Remerciements d’André Frossard

Texte publié dans le n° 159 de SENS consacré à la remise du Prix de l’AJCF 1991 à André Frossard

J’ai été très touché par tout ce que j’ai entendu de la part de MM. Heilbronn et Pierrard qui ont dit à peu près tout ce qu’il y avait à dire sur le sujet ; d’ailleurs, ce n’est pas très élégant de leur part, mais enfin je leur pardonne !

Les Juifs, je les ai connus de bonne heure : ma grand-mère Schwob - je dois beaucoup à son souvenir. J’ai été élevé en grande partie dans le seul village de France où il y avait une synagogue et pas d’église, c’est Foussemagne dans le Territoire de Belfort où une communauté juive s’était établie depuis fort longtemps, depuis le 18" siècle, à la faveur du libéralisme d’une famille alsacienne, les Comtes de Reinach-Foussemagne.
Dans ce village, où les deux communautés étaient en proportion égale, Juifs et Catholiques, il n’y avait pas d’antisémitisme chez les Catholiques ; il n’y avait pas de conflit entre ces deux communautés, ni mésentente, ni rien qui puisse donner l’impression que ce n’étaient pas les habitants du même village. Les Juifs allaient à la synagogue le samedi, ils y passaient quelquefois la nuit, à mon grand étonnement d’ailleurs, avec une peau de mouton sur l’épaule, et les Catholiques se rendaient à la messe du village voisin qui était à 2 km. Tous les commerces étaient en partie double : il y avait la boucherie casher et celle qui ne l’était pas, l’épicerie... et ainsi de suite, mais cela ne créait aucune dissension entre les habitants.

Je n’ai pris connaissance de ce que l’on a appelé plus tard « la question juive » qu’à Paris quand mon père, qui était le fondateur du Parti communiste français, y est venu. Là, tout d’un coup, à ma grande surprise, j’ai su qu’il y avait de l’antisémitisme dans le monde ; je n’avais pas connu cela dans mon enfance.

La première manifestation que j’en ai vu - j’étais déjà un adolescent de 15/16 ans - c’est le jour où j’ai vu Léon Blum dans sa voiture poursuivi par des énergumènes qui lui envoyaient je ne sais quelles primeurs avariées aux cris de « A bas Karfunkelstein » ; ils pensaient sans doute que Karlfunkelstein était un nom plus juif que Blum ! J’ai été un peu effrayé de voir ces rictus sur ces visages humains, cette espèce de fureur inexplicable, irraisonnée, dont ils auraient été incapables de donner le moindre motif ; ça m’a fait l’effet d’une maladie mentale, et c’en était une ; l’antisémitisme est une maladie qui commence d’une manière assez anodine : on dit « les Juifs », un peu comme on dit « les femmes », et quand on commence à dire« les femmes », on donne déjà un premier signe de misogynie. De même, quand on dit « les Juifs », c’est pour leur décerner des caractères qui généralement ne sont pas du tout les leurs, d’abord parce qu’ils sont très variés, très différents les uns des autres, aussi divers que possible, et ensuite parce qu’on se trompe complète­ ment sur leur personnalité réelle. Pour être complet, je dirai qu’il leur ar­rive de se tromper aussi eux-mêmes sur eux-mêmes.
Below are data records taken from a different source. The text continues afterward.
template <int C, int KIND>
__global__ __launch_bounds__(64, (C > 8) ? 1 : 2) void solve_kernel(SolveArgs a, int pitch, int lds_mats) {
    constexpr int NP = npairs(C);
    constexpr int W = Grp<C>::W;
    constexpr int PW = 64 / W;
    extern __shared__ __attribute__((aligned(16))) char solve_smem[];
    cd* mats = reinterpret_cast<cd*>(solve_smem);
    double* sPiv = reinterpret_cast<double*>(mats + (size_t)lds_mats * PW * C * C);

    const int tid = threadIdx.x;
    const int j = tid & (W - 1), q = tid / W;
    const int F = a.num_bins;
    const long n_prob = (long)a.n_utts * F;
    long prob = (long)blockIdx.x * PW + q;
    const bool live = prob < n_prob;
    if (!live) prob = n_prob - 1;
    const int u = (int)(prob / F), f = (int)(prob % F);

    cd* L = mats + ((size_t)0 * PW + q) * C * C;
    cd* Wk = mats + ((size_t)(lds_mats > 1 ? 1 : 0) * PW + q) * C * C;
    cd* Rsf = mats + ((size_t)(lds_mats > 2 ? 2 : 0) * PW + q) * C * C;
    cd* Rnf = mats + ((size_t)(lds_mats > 3 ? 3 : 0) * PW + q) * C * C;
    double* piv = &sPiv[q];

    constexpr int kind = KIND;
    const bool gauge = (a.flags & SETK_FLAG_NO_GAUGE) == 0;
    const bool have_rn = a.planes >= 4 * NP && kind != SETK_BF_MPDR;

    const float* base = a.covar + (size_t)u * a.planes * pitch + f;
    const bool fused = a.partials != nullptr;
    const int planes_in = 4 * NP + 2;
    const size_t slab = (size_t)planes_in * pitch;
    const float* P = nullptr;
    int nparts = 0;
    float scale_of[3] = {0.f, 0.f, 0.f};
    if (fused) {
        const UttDesc ud = a.utts[u];
        P = a.partials + (size_t)ud.part0 * slab + f;
        nparts = ud.nparts;
        float den0 = 0.f, den1 = 0.f;
        for (int p = 0; p < nparts; ++p) {
            den0 += P[p * slab + (size_t)(4 * NP + 0) * pitch];
            den1 += P[p * slab + (size_t)(4 * NP + 1) * pitch];
        }
        scale_of[0] = a.num_scale / fmaxf(den0, 1e-6f);
        scale_of[1] = a.num_scale / fmaxf(den1, 1e-6f);
        scale_of[2] = a.num_scale / fmaxf((float)ud.num_frames, 1e-6f);
    }
    bool finite = true;
    auto load_col = [&](int which, cd (&m)[C]) {
#pragma unroll
        for (int i = 0; i < C; ++i) {
            m[i] = make_double2(0.0, 0.0);
            if (j < C) {
                const int lo = i < j ? i : j, hi = i < j ? j : i;
                const int e = pair_index(lo, hi, C);
                const double sgn = (i <= j) ? 1.0 : -1.0;
                float re, im;
                if (!fused) {
                    re = base[(size_t)((2 * which + 0) * NP + e) * pitch];
                    im = base[(size_t)((2 * which + 1) * NP + e) * pitch];
                } else if (which < 2) {
                    float ar = 0.f, ai = 0.f;
                    for (int p = 0; p < nparts; ++p) {
                        ar += P[p * slab + (size_t)((2 * which + 0) * NP + e) * pitch];
                        ai += P[p * slab + (size_t)((2 * which + 1) * NP + e) * pitch];
                    }
                    re = ar * scale_of[which];
                    im = ai * scale_of[which];
                } else {
                    float ar = 0.f, ai = 0.f;
                    for (int p = 0; p < nparts; ++p) {
                        ar += P[p * slab + (size_t)(0 * NP + e) * pitch] + P[p * slab + (size_t)(2 * NP + e) * pitch];
                        ai += P[p * slab + (size_t)(1 * NP + e) * pitch] + P[p * slab + (size_t)(3 * NP + e) * pitch];
                    }
                    re = ar * scale_of[2];
                    im = ai * scale_of[2];
                }
                m[i] = make_double2(re, (i == j) ? 0.0 : sgn * im);
                finite = finite && isfinite(re) && isfinite(im);
            }
        }
    };

    int st_sing = 0, st_noconv = 0;
    cd w[C];
#pragma unroll
    for (int i = 0; i < C; ++i) w[i] = make_double2(0.0, 0.0);

    if (kind == kKindPevd && !have_rn) {
        cd g[C];
        load_col(0, g);
        double lam;
        pevd_mixed<C>(g, j, w, lam, st_noconv);
        if (gauge) fix_gauge<C>(w);
    } else if (kind == kKindPevd || kind == SETK_BF_GEVD) {
        {
            cd rn[C];
            load_col(1, rn);
            st_sing |= chol_lds<C>(rn, L, piv, j,
                                   kind == SETK_BF_GEVD && (a.flags & SETK_FLAG_STRICT_REFERENCE) != 0);
        }
        cd rs[C];
        load_col(0, rs);
        gev_vector<C>(rs, L, Wk, j, gauge, w, st_noconv);
    } else if (kind == SETK_BF_MVDR) {
        cd d[C];
        {
            cd g[C];
            load_col(0, g);
            double lam;
            pevd_mixed<C>(g, j, d, lam, st_noconv);
        }
        if (gauge) fix_gauge<C>(d);
        {
            cd rn[C];
            load_col(1, rn);
            st_sing |= chol_lds<C>(rn, L, piv, j);
        }
        cd num[C];
#pragma unroll
        for (int i = 0; i < C; ++i) num[i] = d[i];
        fwd_solve<C>(L, num);
        bwd_solve<C>(L, num);
        cd den = make_double2(0.0, 0.0);
#pragma unroll
        for (int i = 0; i < C; ++i) den = zadd(den, zcmul(d[i], num[i]));
#pragma unroll
        for (int i = 0; i < C; ++i) w[i] = zdiv(num[i], den);
    } else if (kind == SETK_BF_MPDR || kind == SETK_BF_MPDR_WHITEN) {
        cd sv[C];
        if (kind == SETK_BF_MPDR) {
            cd g[C];
            load_col(0, g);
            double lam;
            pevd_mixed<C>(g, j, sv, lam, st_noconv);
            if (gauge) fix_gauge<C>(sv);
        } else {
            cd rn[C];
            load_col(1, rn);
            st_sing |= chol_lds<C>(rn, L, piv, j);
            cd v[C];
            {
                cd rs[C];
                load_col(0, rs);
                gev_vector<C>(rs, L, Wk, j, gauge, v, st_noconv);
            }
            herm_matvec<C>(rn, v, sv);
            __syncthreads();
        }
        {
            cd ry[C];
            load_col(2, ry);
            st_sing |= chol_lds<C>(ry, L, piv, j);
        }
        cd num[C];
#pragma unroll
        for (int i = 0; i < C; ++i) num[i] = sv[i];
        fwd_solve<C>(L, num);
        bwd_solve<C>(L, num);
        cd den = make_double2(0.0, 0.0);
#pragma unroll
        for (int i = 0; i < C; ++i) den = zadd(den, zcmul(sv[i], num[i]));
#pragma unroll
        for (int i = 0; i < C; ++i) w[i] = zdiv(num[i], den);
    } else if (kind == SETK_BF_PMWF) {
        cd rs[C], rn[C];
        load_col(0, rs);
        load_col(1, rn);
        st_sing |= chol_lds<C>(rn, L, piv, j);
        if (a.rank1 != SETK_RANK1_NONE) {
            cd pv[C];
            if (a.rank1 == SETK_RANK1_EIG) {
                cd g[C];
#pragma unroll
                for (int i = 0; i < C; ++i) g[i] = rs[i];
                double lam;
                pevd_mixed<C>(g, j, pv, lam, st_noconv);
            } else {
                cd v[C];
                gev_vector<C>(rs, L, Wk, j, false, v, st_noconv);
                herm_matvec<C>(rn, v, pv);
            }
            double dj = 0.0, pn = 0.0;
#pragma unroll
            for (int i = 0; i < C; ++i) {
                if (i == j) dj = rs[i].x;
                pn += zabs2(pv[i]);
            }
            const double tr = group_sum<Grp<C>::W>(dj);
            const double sc = tr / fmax(pn, kEpsF32);
            cd pj = make_double2(0.0, 0.0);
#pragma unroll
            for (int i = 0; i < C; ++i)
                if (i == j) pj = pv[i];
#pragma unroll
            for (int i = 0; i < C; ++i)
                rs[i] = (j < C) ? zscale(zmulc(pv[i], pj), sc) : make_double2(0.0, 0.0);
        }
        cd x[C];
#pragma unroll
        for (int i = 0; i < C; ++i) x[i] = rs[i];
        fwd_solve<C>(L, x);
        bwd_solve<C>(L, x);
        cd diag = make_double2(0.0, 0.0);
#pragma unroll
        for (int i = 0; i < C; ++i)
            if (i == j) diag = x[i];
        cd den = make_double2(group_sum<Grp<C>::W>(diag.x) + (double)a.pmwf_beta, group_sum<Grp<C>::W>(diag.y));
#pragma unroll
        for (int i = 0; i < C; ++i) x[i] = zdiv(x[i], den);
        if (a.pmwf_ref >= 0) {
#pragma unroll
            for (int i = 0; i < C; ++i) w[i] = zshfl<Grp<C>::W>(x[i], a.pmwf_ref);
        } else {
            __syncthreads();
            if (j < C) {
#pragma unroll
                for (int i = 0; i < C; ++i) {
                    Rsf[j * C + i] = rs[i];
                    Rnf[j * C + i] = rn[i];
                }
            }
            __syncthreads();
            double ps = 0.0, pn = 0.0, nb = 0.0;
#pragma unroll
            for (int i = 0; i < C; ++i) {
                cd s1 = make_double2(0.0, 0.0), s2 = s1;
#pragma unroll
                for (int m = 0; m < C; ++m) {
                    s1 = zadd(s1, zmul(Rsf[m * C + i], x[m]));
                    s2 = zadd(s2, zmul(Rnf[m * C + i], x[m]));
                }
                ps += zcmul(x[i], s1).x;
                pn += zcmul(x[i], s2).x;
                nb += zabs2(s2);
            }
            const double filt = (a.flags & SETK_FLAG_BAN) ? sqrt(nb) / fmax(pn, kEpsF32) : 1.0;
            if (live && j < C) {
                a.snr_acc[((size_t)prob * C + j) * 2 + 0] = ps;
                a.snr_acc[((size_t)prob * C + j) * 2 + 1] = pn;
                float2* wm = reinterpret_cast<float2*>(a.wmat) + ((size_t)prob * C + j) * C;
#pragma unroll
                for (int i = 0; i < C; ++i) wm[i] = make_float2((float)(x[i].x * filt), (float)(x[i].y * filt));
            }
        }
    }

    if ((a.flags & SETK_FLAG_BAN) && !(kind == SETK_BF_PMWF && a.pmwf_ref < 0)) {
        cd rn[C];
#pragma unroll
        for (int i = 0; i < C; ++i) rn[i] = make_double2(0.0, 0.0);
        if (have_rn) load_col(1, rn);
        cd uj = make_double2(0.0, 0.0);
        cd wj = make_double2(0.0, 0.0);
#pragma unroll
        for (int m = 0; m < C; ++m) uj = zadd(uj, zcmul(rn[m], w[m]));
#pragma unroll
        for (int i = 0; i < C; ++i)
            if (i == j) wj = w[i];
        const double nom = group_sum<Grp<C>::W>(zabs2(uj));
        const double den = group_sum<Grp<C>::W>(zcmul(wj, uj).x);
        const double filt = sqrt(nom) / fmax(den, kEpsF32);
#pragma unroll
        for (int i = 0; i < C; ++i) w[i] = zscale(w[i], filt);
    }

    int st = SETK_NUM_OK;
    if (st_noconv) st = SETK_NUM_NOCONV;
    if (st_sing) st = SETK_NUM_SINGULAR;
    bool wfin = true;
#pragma unroll
    for (int i = 0; i < C; ++i) wfin = wfin && isfinite(w[i].x) && isfinite(w[i].y);
    int fin = finite ? 1 : 0;
#pragma unroll
    for (int sft = 1; sft < W; sft <<= 1) fin &= __shfl_xor(fin, sft, W);
    if (!fin || (!wfin && st == SETK_NUM_OK)) st = SETK_NUM_NONFINITE;
    if (live) {
        if (j < C && !(kind == SETK_BF_PMWF && a.pmwf_ref < 0)) {
            cd wj = make_double2(0.0, 0.0);
#pragma unroll
            for (int i = 0; i < C; ++i)
                if (i == j) wj = w[i];
            float2* dst = reinterpret_cast<float2*>(a.weight) + ((size_t)u * C + j) * pitch + f;
            *dst = make_float2((float)wj.x, (float)wj.y);
        }
        if (j == 0) {
            if (a.bin_status) a.bin_status[prob] = st;
            if (a.status && st) atomicMax(a.status + u, st);
        }
    }
}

Puis est arrivé Hitler et les manifestations d’antisémitisme furibond et l’organisation du massacre qui a commencé assez tôt. Je me rappelle « la nuit de cristal », cette nuit où l’on a détruit tous les magasins juifs m’a horrifié, scandalisé, écœuré surtout ; puis, après, ça n’a jamais fait que s’aggraver jusqu’à la guerre, jusqu’à Auschwitz , où, là, le délire a été porté à son comble.

On avait déjà vu des violences et des massacres dans l’histoire de l’hu­manité, elle en regorge, elle en est pleine ; ça passe généralement comme une tempête de sang et ça s’apaise en général assez vite. Mais on n’avait encore pas vu un cyclone systématique, on n’avait pas en­core vu une tempête méthodique. Une des choses qui m’a le plus étonné dans l’admirable film « SHOAH » qu’on a pu voir il y a deux ans je crois, ce sont ces Allemands, ces nazis, qui vont chercher des Juifs dans une petite île grecque, de pauvres marchands de rissoles, vivant au bord de la mer - ils sont peut-être trois ou quatre, six ou huit. Il faut réquisitionner un local pour les enfermer, puis un bateau pour les trans­ porter sur le continent, puis un train pour leur faire traverser l’Europe et les conduire à Auschwitz où ils sont gazés. Cette obsession maladive - comment appeler ça ? - c’est ça l’antisémitisme.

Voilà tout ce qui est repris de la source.